[Enhancement]: Elastic Beanstalk `SSLCertificateId` environment setting is not checked if appropriate for namespace

[ogoding]

Terraform Core Version

1.2.1

AWS Provider Version

4.67.0

Affected Resource(s)

aws_elastic_beanstalk_environment

Expected Behavior

Terraform would throw an error when SSLCertificateId is not specified when aws:elb:listener:443 settings are specified, as well as preventing SSLCertificateId from being specified for the aws:elb:listener namespace.

Actual Behavior

1. The following HTTPS ELB listener setting specified in ElasticBeanstalk Environment:
2. ElasticBeanstalk environment updated by running terraform apply
3. Environment updated without error
4. ElasticBeanstalk environment updated via AWS web console (e.g. min/max instance capacity)
5. AWS web console displays error (see below) no matter the change and rejects change

Relevant Error/Panic Output Snippet

# Elastic Beanstalk Terraform settings that cause the problem:
setting {
  namespace = "aws:elb:listener"
  name      = "ListenerProtocol"
  value     = "HTTPS"
}
setting {
  namespace = "aws:elb:listener"
  name      = "SSLCertificateId"
  value     = "<certificate_ARN>"
}

# AWS Web Console error no matter how the environment is updated:
"Invalid option value: 'aws:elb:listener:443' (Namespace: 'aws:elb:listener:443', OptionName: 'ListenerProtocol'): Secure Listeners need to specify a SSLCertificateId"

Terraform Configuration Files

resource "aws_elastic_beanstalk_environment" "tfenvtest" {
  name                = "tf-test-name"
  setting {
    name = "InstanceProtocol"
    namespace = "aws:elb:listener:443"
    value = "HTTP"
  }
  setting {
    name = "InstancePort"
    namespace = "aws:elb:listener:443"
    value = "8080"
  }
  setting {
    namespace = "aws:elb:listener:443"
    name      = "ListenerProtocol"
    value     = "HTTPS"
  }
  # Add SSLCertificateID option as well when specifying ListenerProtocol option name.
  setting {
    namespace = "aws:elb:listener:443"
    name      = "SSLCertificateId"
    value     = "<certificate_ARN>"
  }
}

Steps to Reproduce

1. Create a test certificate (manually or via aws_acm_certificate)
2. Use the above minimal aws_elastic_beanstalk_environment snippet to create a new beanstalk stack
3. Once created modify any setting in the new environment via the AWS web console
4. Verify whether configuration has changed

Debug Output

No response

Panic Output

No response

Important Factoids

No response

References

No response

Would you like to implement a fix?

None

[github-actions[bot]]

Community Note

Voting for Prioritization

• Please vote on this issue by adding a 👍 reaction to the original post to help the community and maintainers prioritize this request.
• Please see our prioritization guide for information on how we prioritize.
• Please do not leave "+1" or other comments that do not add relevant new information or questions, they generate extra noise for issue followers and do not help prioritize the request.

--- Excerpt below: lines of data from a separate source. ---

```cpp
#if defined(__HIPCC__)
__host__ __device__
#endif
inline unsigned int pyr_level_offset(int width, int height, int level) {
  unsigned long long off = 0;
  for (int l = 0; l < level; ++l) off += (((unsigned long long)(width >> l) * (unsigned long long)(height >> l) + 64) + 255) & ~255ull;
  return (unsigned int)off;
}

#if defined(__HIPCC__)
__host__ __device__
#endif
inline unsigned int pyr_tiled_level_offset(int width, int height, int level) {
  unsigned long long off = 0;
  for (int l = 0; l < level; ++l) {
    const unsigned long long tiles = (unsigned long long)(((width >> l) + 15) >> 4) * (unsigned long long)(((height >> l) + 7) >> 3);
    off += (tiles * 128 + 255) & ~255ull;
  }
  return (unsigned int)off;
}
#if defined(__HIPCC__)
__device__ __forceinline__ int tiled_row_offset(int tiles_x, int y) { return (((y >> 3) * tiles_x) << 7) + ((y & 7) << 4); }
__device__ __forceinline__ int tiled_col_offset(int x) { return ((x >> 4) << 7) + (x & 15); }
#endif

constexpr int kQuadMinThreads = 256;

struct PyrDesc {
  const uint8_t* base;
  unsigned long long slot_bytes;
  const uint8_t* tbase;
  unsigned long long tslot_bytes;
  int n_slots, n_levels;
  int w[PLSVO_MAX_LEVELS], h[PLSVO_MAX_LEVELS];
  unsigned int off[PLSVO_MAX_LEVELS];
};

struct AlignJobDev {
  int ref_slot, cur_slot;
  double fx, fy, cx, cy;
  int width, height;
  int max_level, min_level, n_iter, skip;
  double eps;
  int pt_off, n_pts, seg_off, n_seg;
  int patch_off, patch_cap;
  int n_slots[PLSVO_MAX_LEVELS];
  int long_mask;
  int ldlt_flavour;
};

struct AlignStateDev {
  double T[7];
  double chi2;
  unsigned long long n_meas;
  double H[36];
  int stop;
  int log_count;
  int iters[PLSVO_MAX_LEVELS];
  unsigned long long patch_levels, patch_iters;
  unsigned long long patch_iters_pt;
  int error;
  int chi2_ties;
  int chi2_unarmed;
  int reserved2;
  unsigned long long phase_ticks[8];
};

struct AlignBatchDev {
  const AlignJobDev* jobs;
  AlignStateDev* state;
  const double* T0;
  const double* pt_px;
  const double* pt_xyz;
  const double* seg_spx;
  const double* seg_epx;
  const double* seg_len;
  const double* seg_p;
  const double* seg_q;
  const uint8_t* seg_alive_in;
  uint8_t* seg_alive;
  const int* seg_slot;
  int slot_level0, slot_stride;
  double* patch_xyz;
  float* patch_uvref;
  float* cache_ref;
  float* chi_terms;
  unsigned long long chi_plane;
  int chi_lds_pts;
  int reserved_lds;
  double* poses;
  PyrDesc pyr;
  plsvo_align_iterlog* log;
  int log_cap;
  int n_jobs;
  const int* order;
  int* work_key;
  int pair;
  unsigned int xseq0;
  unsigned long long* xbuf;
};

struct PoseJobDev {
  double T0[7];
  double fx, reproj_thresh;
  int n_iter, n_iter_ref;
  int pt_off, n_pts, seg_off, n_seg;
  int ldlt_flavour, reserved0;
};

struct PoseStateDev {
  double T[7];
  double cov[36];
  double estimated_scale, error_init, error_final;
  unsigned long long num_obs_pt, num_obs_ls;
  int iters, iters_ref, status, log_count;
  unsigned long long pt_iters, seg_iters;
  unsigned long long phase_ticks[8];
};

struct PoseBatchDev {
  const PoseJobDev* jobs;
  PoseStateDev* state;
  const double* pt_f;
  const double* pt_pos;
  const int* pt_level;
  const double* seg_line;
  const double* seg_spos;
  const double* seg_epos;
  const int* seg_level;
  uint8_t* pt_keep;
  uint8_t* seg_keep;
  float* scratch_f32;
  double* scratch_f64;
  plsvo_poseopt_iterlog* log;
  int log_cap;
  int n_jobs;
  const int* order;
  int* work_key;
};

struct StructBatchDev {
  const double* frame_T;
  const double* pt_pos; const int* pt_obs_off; const int* pt_obs_frame; const double* pt_obs_f;
  const double* seg_spos; const double* seg_epos; const int* seg_obs_off; const int* seg_obs_frame;
  const double* seg_obs_sf; const double* seg_obs_ef;
  double* pt_pos_out; double* seg_spos_out; double* seg_epos_out; int* pt_iters; int* seg_iters;
  int n_pts, n_seg, n_iter_pts, n_iter_segs;
};

struct MatchBatchDev {
  const uint8_t* pyr_base; unsigned long long slot_bytes;
  int width, height;
  double fx, fy, cx, cy; int cam_width, cam_height;
  int n, n_pyr_levels, align_max_iter;
  const double* frame_T; const int* frame_slot; const int* cur_frame; const int* ref_frame;
  const double* ref_px; const double* ref_f; const int* ref_level; const uint8_t* ref_type; const double* ref_grad;
  const double* pos; const double* px_cur;
  double* px_out; uint8_t* found; int* search_level; int* n_iter;
  const uint8_t* active;
};

struct SeedsBatchDev {
  const uint8_t* pyr_base; unsigned long long slot_bytes;
  int width, height;
  double fx, fy, cx, cy; int cam_width, cam_height;
  int n_pyr_levels, align_max_iter, max_epi_search_steps, edgelet_filtering;
  double edgelet_max_angle, px_error_angle, convergence_sigma2_thresh;
  int n_pt, n_seg;
  const double* frame_T; const int* frame_slot;
  const int* pt_ref_frame; const int* pt_cur_frame; const double* pt_px; const double* pt_f; const int* pt_level; const uint8_t* pt_type;
  const double* pt_grad; const float* pt_a; const float* pt_b; const float* pt_mu; const float* pt_z_range; const float* pt_sigma2;
  const int* seg_ref_frame; const int* seg_cur_frame; const double* seg_px; const double* seg_f; const double* seg_sf; const double* seg_ef;
  const int* seg_level; const float* seg_a; const float* seg_b; const float* seg_mu_s; const float* seg_mu_e; const float* seg_z_range_s;
  const float* seg_z_range_e; const float* seg_sigma2_s; const float* seg_sigma2_e;
  int* o_pt_status; float* o_pt_a; float* o_pt_b; float* o_pt_mu; float* o_pt_sigma2; double* o_pt_xyz; double* o_pt_px; double* o_pt_depth;
  int* o_seg_status; float* o_seg_a; float* o_seg_b; float* o_seg_mu_s; float* o_seg_mu_e; float* o_seg_sigma2_s; float* o_seg_sigma2_e;
  double* o_seg_xyz_s; double* o_seg_xyz_e; double* o_seg_depth_s; double* o_seg_depth_e;
};

struct ChainJobDev {
  double T_prev[7], T_kf[7];
  int kf_slot, cur_slot;
  int cand_off, n_pt, n_seg;
  int po_pt_off, po_seg_off;
  int reserved0;
};
struct ChainBatchDev {
  const ChainJobDev* jobs; int n_jobs, n_cand;
  const double* align_poses;
  double* frame_T; int* frame_slot;
  const int* cand_job; const double* pos; const uint8_t* active_in;
  const int* cell; uint8_t* active;
  const double* m_px; const uint8_t* found; const int* search_level;
  double fx, fy, cx, cy;
  int n_cells, cell_rule, max_fts; const int* cell_order;
  const double* proj_px;
  int seg_cell_size, seg_n_cols, seg_n_cells, max_fts_segs; const int* seg_cell_order;
  PoseJobDev* po_jobs; double* pt_f; double* pt_pos; int* pt_level; double* seg_line; double* seg_spos; double* seg_epos; int* seg_level;
  int* sel_pt; int* sel_seg; int* n_sel;
  double reproj_thresh; int po_n_iter, ldlt_flavour;
};

struct ReprojBatchDev {
  double fx, fy, cx, cy; int cam_width, cam_height;
  int n, cell_size, grid_n_cols, boundary;
  const double* frame_T; const int* frame; const double* pos;
  double* px; int* cell;
};

constexpr int kDetTileW = 64, kDetTileH = 32;
constexpr int kDetImgX0 = 8, kDetImgY0 = 5;
constexpr int kDetImgW = kDetTileW + 16, kDetImgH = kDetTileH + 10;
constexpr int kDetScoreW = 68, kDetScoreH = kDetTileH + 2;
constexpr int kDetCellCap = 128;
constexpr int kDetThreads = 256;

struct DetectLaunch {
  const uint8_t* pyr;
  unsigned long long slot_bytes;
  int n_lv;
  int level[PLSVO_MAX_LEVELS], w[PLSVO_MAX_LEVELS], h[PLSVO_MAX_LEVELS], tiles_x[PLSVO_MAX_LEVELS];
  unsigned int off[PLSVO_MAX_LEVELS];
  int tile_begin[PLSVO_MAX_LEVELS + 1];
  int fast_b;
  float thr;
  int cell, cols, n_cells;
  const uint8_t* occupancy;
  unsigned long long* keys;
  uint8_t* stage_score;
  uint8_t* stage_survives;
};

inline int detect_tiles(int w, int h, int* tiles_x) {
  *tiles_x = (w + kDetTileW - 1) / kDetTileW;
  return *tiles_x * ((h + kDetTileH - 1) / kDetTileH);
}


}
```

pl-svo_amd/csrc/plsvo_wave.hpp:

```cpp
#pragma once
#include <hip/hip_runtime.h>

#include "plsvo_math.hpp"

namespace plsvo_hip {

template <int CTRL>
__device__ __forceinline__ double dpp_mov_f64(double v) {
  int lo = __double2loint(v), hi = __double2hiint(v);
  lo = __builtin_amdgcn_update_dpp(0, lo, CTRL, 0xf, 0xf, true);
  hi = __builtin_amdgcn_update_dpp(0, hi, CTRL, 0xf, 0xf, true);
  return __hiloint2double(hi, lo);
}
template <int CTRL>
__device__ __forceinline__ float dpp_mov_f32(float v) {
  return __int_as_float(__builtin_amdgcn_update_dpp(0, __float_as_int(v), CTRL, 0xf, 0xf, true));
}
template <int CTRL, int ROW_MASK>
__device__ __forceinline__ double dpp_bcast_f64(double v) {
  int lo = __double2loint(v), hi = __double2hiint(v);
  lo = __builtin_amdgcn_update_dpp(0, lo, CTRL, ROW_MASK, 0xf, false);
  hi = __builtin_amdgcn_update_dpp(0, hi, CTRL, ROW_MASK, 0xf, false);
  return __hiloint2double(hi, lo);
}
// ... 112 lines not shown

__device__ __forceinline__ void wave_solve6_core(double m, double* x, int flavour = 320, bool allow_static_order = true);

__device__ __forceinline__ void wave_solve6(const double* tot, double* x) {
  const int lane = threadIdx.x & 63;
  const int i = lane >> 3, j = lane & 7;
  double m = 0.0;
  if (i < 6 && j < 6) m = tot[sym6_index(i, j)];
  else if (i < 6 && j == 6) m = tot[21 + i];
  wave_solve6_core(m, x);
}

__device__ __forceinline__ void wave_solve6_reg(double tot_lane, double* x, int flavour = 320, bool allow_static_order = true) {
  const int lane = threadIdx.x & 63;
  const int i = lane >> 3, j = lane & 7;
  const int src = (i < 6 && j < 6) ? sym6_index(i, j) : ((i < 6 && j == 6) ? 21 + i : 0);
  double m = __shfl(tot_lane, src, 64);
  if (!(i < 6 && j <= 6)) m = 0.0;
  wave_solve6_core(m, x, flavour, allow_static_order);
}

__device__ __forceinline__ double bpermute_f64(int byte_addr, double v) {
  const int lo = __builtin_amdgcn_ds_bpermute(byte_addr, __double2loint(v));
  const int hi = __builtin_amdgcn_ds_bpermute(byte_addr, __double2hiint(v));
  return __hiloint2double(hi, lo);
}
__device__ __forceinline__ double wave_max_to_lane63(double v) {
  v = fmax(v, dpp_mov_f64<DPP_QUAD_XOR1>(v));
  v = fmax(v, dpp_mov_f64<DPP_QUAD_XOR2>(v));
  v = fmax(v, dpp_mov_f64<DPP_ROW_HALF_MIRROR>(v));
  v = fmax(v, dpp_mov_f64<DPP_ROW_MIRROR>(v));
  v = fmax(v, dpp_bcast_f64<DPP_ROW_BCAST15, 0xA>(v));
  v = fmax(v, dpp_bcast_f64<DPP_ROW_BCAST31, 0xC>(v));
  return v;
}

__device__ __forceinline__ void wave_solve6_core(double m, double* x, int flavour, bool allow_static_order) {
  const int lane = threadIdx.x & 63;
  const int i = lane >> 3, j = lane & 7;
  const int addr_row = 4 * j, addr_col = 4 * 8 * i;
  bool diag_active = (i == j) && (i < 6);
  const bool in_system = (i < 6) && (j <= 6);
  const double key0 = fabs(m);
  unsigned zero_piv = 0u;
  double cutoff = 0.0;
  int last_p = 0;
  const bool in66 = (i < 6) && (j < 6);
  const double k_i = bpermute_f64(4 * 9 * (i < 6 ? i : 0), key0), k_j = bpermute_f64(4 * 9 * (j < 6 ? j : 0), key0);
  const unsigned long long larger = __ballot(in66 && k_j > k_i);
  const unsigned long long odd = __ballot(in66 && ((i != j && k_j == k_i) || k_i != k_i));
  if (allow_static_order && odd == 0ull) {
    int ord[6] = { 0, 0, 0, 0, 0, 0 };
#pragma unroll
    for (int a = 0; a < 6; ++a) {
      const int rank = __popcll(larger & (0x3full << (8 * a)));
#pragma unroll
      for (int s_ = 0; s_ < 6; ++s_) if (rank == s_) ord[s_] = a;
    }
    const double kmax0 = readlane_f64(key0, 9 * ord[0]);
    cutoff = flavour == 330 ? 0.0 : fabs(2.220446049250313e-16 * kmax0);
#pragma unroll
    for (int step = 0; step < 6; ++step) {
      const int p = ord[step];
      const double kmax = readlane_f64(key0, 9 * p);
      const double piv = readlane_f64(m, 9 * p);
      if (!(kmax < cutoff) && fabs(piv) > cutoff) {
        const double mp_j = bpermute_f64(addr_row + 32 * p, m);
        const double mi_p = bpermute_f64(addr_col + 4 * p, m);
        const double rinv = fast_rcp(piv);
        if (in_system && i != p) m = fma(-(mi_p * mp_j), rinv, m);
      } else {
        zero_piv |= 1u << p;
      }
      last_p = p;
    }
  } else {
  int pos = diag_active ? i : 64;
#pragma unroll
  for (int step = 0; step < 6; ++step) {
    const double key = diag_active ? key0 : -1.0;
    const double kmax = readlane_f64(wave_max_to_lane63(key), 63);
    unsigned long long cand = __ballot(diag_active && key == kmax);
    if (cand == 0ull) cand = __ballot(diag_active);
    int plane = __builtin_ctzll(cand);
    if (cand & (cand - 1ull)) {
      int best = 64;
      for (unsigned long long c = cand; c; c &= c - 1ull) {
        const int l = __builtin_ctzll(c);
        const int ps = __builtin_amdgcn_readlane(pos, l);
        if (ps < best) { best = ps; plane = l; }
      }
    }
    const int p = (plane * 57) >> 9;
    const double piv = readlane_f64(m, plane);
    const int pos_p = __builtin_amdgcn_readlane(pos, plane);
    if (pos == step) pos = pos_p;
    if (step == 0) cutoff = flavour == 330 ? 0.0 : fabs(2.220446049250313e-16 * kmax);
    if (!(kmax < cutoff) && fabs(piv) > cutoff) {
      const double mp_j = bpermute_f64(addr_row + 32 * p, m);
      const double mi_p = bpermute_f64(addr_col + 4 * p, m);
      const double rinv = fast_rcp(piv);
      if (in_system && i != p) m = fma(-(mi_p * mp_j), rinv, m);
    } else {
      zero_piv |= 1u << p;
    }
    diag_active = diag_active && (i != p);
    last_p = p;
  }
  }
  const double dgi = bpermute_f64(addr_col + 4 * i, m);
  const double tolerance = 1.0 / 1.7976931348623157e308;
  double xi = (((zero_piv >> i) & 1u) || !(fabs(dgi) > tolerance)) ? ((dgi != dgi || m != m) ? (m + dgi) : 0.0) : m / dgi;
  if (cutoff > 1.7976931348623157e308) xi = (i == last_p || fabs(dgi) <= 1.7976931348623157e308) ? 0.0 : __builtin_nan("");
#pragma unroll
  for (int r = 0; r < 6; ++r) x[r] = readlane_f64(xi, 8 * r + 6);
}

__device__ __forceinline__ void granule_store(unsigned long long* p, unsigned long long v) {
#ifdef PLSVO_WAVE_EMU
  __atomic_store_n(p, v, __ATOMIC_RELEASE);
#else
  __hip_atomic_store(p, v, __ATOMIC_RELAXED, __HIP_MEMORY_SCOPE_AGENT);
#endif
}
__device__ __forceinline__ unsigned long long granule_load(const unsigned long long* p) {
#ifdef PLSVO_WAVE_EMU
  return __atomic_load_n(p, __ATOMIC_ACQUIRE);
#else
  return __hip_atomic_load(p, __ATOMIC_RELAXED, __HIP_MEMORY_SCOPE_AGENT);
#endif
}
constexpr unsigned kPairPollMax = 1u << 20;
__device__ __forceinline__ double pair_allgather32(unsigned long long* xb, int rank, unsigned seq, double mine, bool& lost) {
  const int lane = threadIdx.x & 63;
  const double v = __shfl(mine, lane >> 1, 64);
  const unsigned half = (lane & 1) ? (unsigned)__double2hiint(v) : (unsigned)__double2loint(v);
  unsigned long long* const own = xb + (((seq & 1u) * 2u + (unsigned)rank) * 64u + (unsigned)lane);
  const unsigned long long* const peer = xb + (((seq & 1u) * 2u + (unsigned)(rank ^ 1)) * 64u + (unsigned)lane);
  granule_store(own, ((unsigned long long)seq << 32) | (unsigned long long)half);
  unsigned long long g;
  for (unsigned polls = 0;; ++polls) {
    g = granule_load(peer);
    if (!__any((unsigned)(g >> 32) != seq)) break;
    if (polls >= kPairPollMax || lost) { lost = true; break; }
#ifdef PLSVO_WAVE_EMU
    wave_emu_yield_thread();
#else
    __builtin_amdgcn_s_sleep(2);
#endif
  }
  const int k = lane & 31;
  const unsigned lo = (unsigned)__shfl((int)(unsigned)g, 2 * k, 64), hi = (unsigned)__shfl((int)(unsigned)g, 2 * k + 1, 64);
  return __hiloint2double((int)hi, (int)lo);
}
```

Volunteering to Work on This Issue

• If you are interested in working on this issue, please leave a comment.
• If this would be your first contribution, please review the contribution guide.

[justinretzolk]

Hey @ogoding 👋 Thank you for taking the time to raise this! I'm not certain that this is behavior that the provider can validate at runtime, but will leave this request open as an enhancement so that one of the maintainers may verify my thoughts.

[ogoding]

Hey @justinretzolk, so sorry for taking so long to respond. Thanks for taking the time to read and updating the issue to an Enhancement.

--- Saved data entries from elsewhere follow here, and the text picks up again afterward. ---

static bool params_from_file(const char *fname, lvt_amd_params *p) {
    FILE *f = fname ? std::fopen(fname, "r") : nullptr;
    if (!f) return false;
    std::vector<std::pair<std::string, double>> kv;
    char line[1024];
    while (std::fgets(line, sizeof(line), f)) {
        char *hash = std::strchr(line, '#');
        if (hash) *hash = 0;
        char *colon = std::strchr(line, ':');
        if (!colon || line[0] == '%') continue;
        std::string key(line, colon - line);
        size_t a = key.find_first_not_of(" \t"), b = key.find_last_not_of(" \t");
        if (a == std::string::npos) continue;
        key = key.substr(a, b - a + 1);
        char *end = nullptr;
        double v = std::strtod(colon + 1, &end);
        if (end == colon + 1) continue;
        kv.emplace_back(key, v);
    }
    std::fclose(f);
    auto get = [&](const char *k) -> double {
        for (auto &e : kv)
            if (e.first == k) return e.second;
        return 0.0;
    };
    auto geti = [&](const char *k) -> int { return (int)std::nearbyint(get(k)); };
    p->fx = (float)get("fx"), p->fy = (float)get("fy"), p->cx = (float)get("cx"), p->cy = (float)get("cy");
    p->k1 = (float)get("k1"), p->k2 = (float)get("k2"), p->p1 = (float)get("p1"), p->p2 = (float)get("p2"), p->k3 = (float)get("k3");
    p->baseline = (float)get("baseline");
    p->img_width = geti("img_width"), p->img_height = geti("img_height");
    p->near_plane_distance = (float)get("near_plane_distance");
    p->far_plane_distance = (float)get("far_plane_distance");
    p->triangulation_ratio_test_threshold = (float)get("triangulation_ratio_test_threshold");
    p->tracking_ratio_test_threshold = (float)get("tracking_ratio_test_threshold");
    p->min_num_matches_for_tracking = geti("min_num_matches_for_tracking");
    p->tracking_radius = geti("tracking_radius");
    p->agast_threshold = geti("agast_threshold");
    p->untracked_threshold = geti("untracked_threshold");
    p->staged_threshold = geti("staged_threshold");
    p->descriptor_matching_threshold = (float)get("descriptor_matching_threshold");
    p->detection_cell_size = geti("detection_cell_size");
    p->max_keypoints_per_cell = geti("max_keypoints_per_cell");
    p->triangulation_policy = geti("triangulation_policy");
    return true;
}

static void alloc_feat(Context *c, Feat &F) {
    F.x = c->dalloc<float>(NF_MAX), F.y = c->dalloc<float>(NF_MAX), F.resp = c->dalloc<float>(NF_MAX);
    F.bx = c->dalloc<float>(NF_MAX), F.by = c->dalloc<float>(NF_MAX), F.depth = c->dalloc<float>(NF_MAX);
    F.desc = c->dalloc<uint64_t>((size_t)NF_MAX * 4);
    F.flag = c->dalloc<uint8_t>(NF_MAX);
    F.hcx = c->dalloc<int16_t>(NF_MAX), F.hcy = c->dalloc<int16_t>(NF_MAX);
    F.n = c->dalloc<int>(1);
}
static void alloc_points(Context *c, MapSoA &P, int cap) {
    P.pos = c->dalloc<double>((size_t)cap * 3);
    P.desc = c->dalloc<uint64_t>((size_t)cap * 4);
    P.counter = c->dalloc<int>(cap), P.age = c->dalloc<int>(cap), P.match_idx = c->dalloc<int>(cap);
}

static void drain(Context *c);

static void reset_state(Context *c, int only = -1) {
    drain(c);
    if (only < 0) c->gate_timeouts_seen = 0, c->gate_fatal_seen = 0;
    for (int s = 0; s < c->B; s++) {
        if (only >= 0 && s != only) continue;
        Ctl z;
        std::memset(&z, 0, sizeof(z));
        z.state = 1;
        z.last_matches[0] = z.last_matches[1] = z.last_matches[2] = 0x7FFFFFFF;
        z.last_pose.q[0] = 1.0;
        z.mm_last_q[0] = 1.0;
        z.mm_ang_vel[0] = 1.0;
        z.optimized.q[0] = z.predicted.q[0] = 1.0;
        z.out_R[0] = z.out_R[4] = z.out_R[8] = 1.0;
        z.out_status = 1;
        z.pnp_seq = (seq_t)c->enq;
        z.early_state = 4u * (seq_t)c->enq + 3u;
        z.track_done_seq = (seq_t)c->enq;
        z.late_gate_seq = (seq_t)c->enq;
        z.gate_timeouts = c->gate_timeouts_seen, z.gate_fatal = c->gate_fatal_seen;
        HIPCHK(c, hipMemcpyAsync(c->d_ctl[s], &z, sizeof(Ctl), hipMemcpyHostToDevice, c->stream));
        HIPCHK(c, hipMemsetAsync(c->h_seqs[s].map_n, 0, sizeof(int), c->stream));
        HIPCHK(c, hipMemsetAsync(c->h_seqs[s].map_cur, 0, sizeof(int), c->stream));
        HIPCHK(c, hipMemsetAsync(c->h_seqs[s].staged_n, 0, sizeof(int), c->stream));
        HIPCHK(c, hipMemsetAsync(c->h_seqs[s].staged_cur, 0, sizeof(int), c->stream));
        for (int r = 0; r < RING; r++) c->h_ctl[r * c->B + s] = z;
    }
    HIPCHK(c, hipStreamSynchronize(c->stream));
}

static bool build_mixed_tables(const std::vector<Params> &ps, std::vector<uint32_t> &cells, std::vector<uint32_t> &score) {
    struct Ent {
        int area;
        uint32_t v;
    };
    std::vector<Ent> es;
    cells.clear(), score.clear();
    for (size_t s = 0; s < ps.size(); s++) {
        const Params &p = ps[s];
        const int eyes = (p.sensor == 2) ? 1 : 2;
        for (int cc = 0; cc < p.n_cells; cc++) {
            const int cx = cc % p.cells_x, cy = cc / p.cells_x;
            const int area = std::min(p.cell_size, p.W - cx * p.cell_size) * std::min(p.cell_size, p.H - cy * p.cell_size);
            for (int e = 0; e < eyes; e++) es.push_back({area, (uint32_t)s << 16 | (uint32_t)e << 8 | (uint32_t)cc});
        }
        const int tx = (p.W + TS_W - 1) / TS_W, ty = (p.H + TS_H - 1) / TS_H;
        if (tx > MIXED_TILE_COLS || ty > MIXED_TILE_ROWS) return false;
        for (int e = 0; e < eyes; e++) {
            const size_t off = score.size(), n = (size_t)tx * ty;
            const uint32_t img = (uint32_t)(2 * s + e);
            score.resize(off + n);
            uint32_t t = 0;
            for (size_t x = 0; x < 8; x++)
                for (size_t g = off + ((x - off) & 7); g < off + n; g += 8, t++) score[g] = img << 22 | (t / (uint32_t)tx) << 8 | (t % (uint32_t)tx);
        }
    }
    std::stable_sort(es.begin(), es.end(), [](const Ent &a, const Ent &b) { return a.area > b.area; });
    for (const Ent &e : es) cells.push_back(e.v);
    return true;
}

I'm not particularly familiar with golang or the codebase, however I did find this line in environment.go that seems to do some sort of EB setting error checking. If I can help at all I'd be happy to as it was a nasty gotcha to encounter and hopefully preventing it will save others until Elastic Beanstalk starts rejecting the setting combination directly.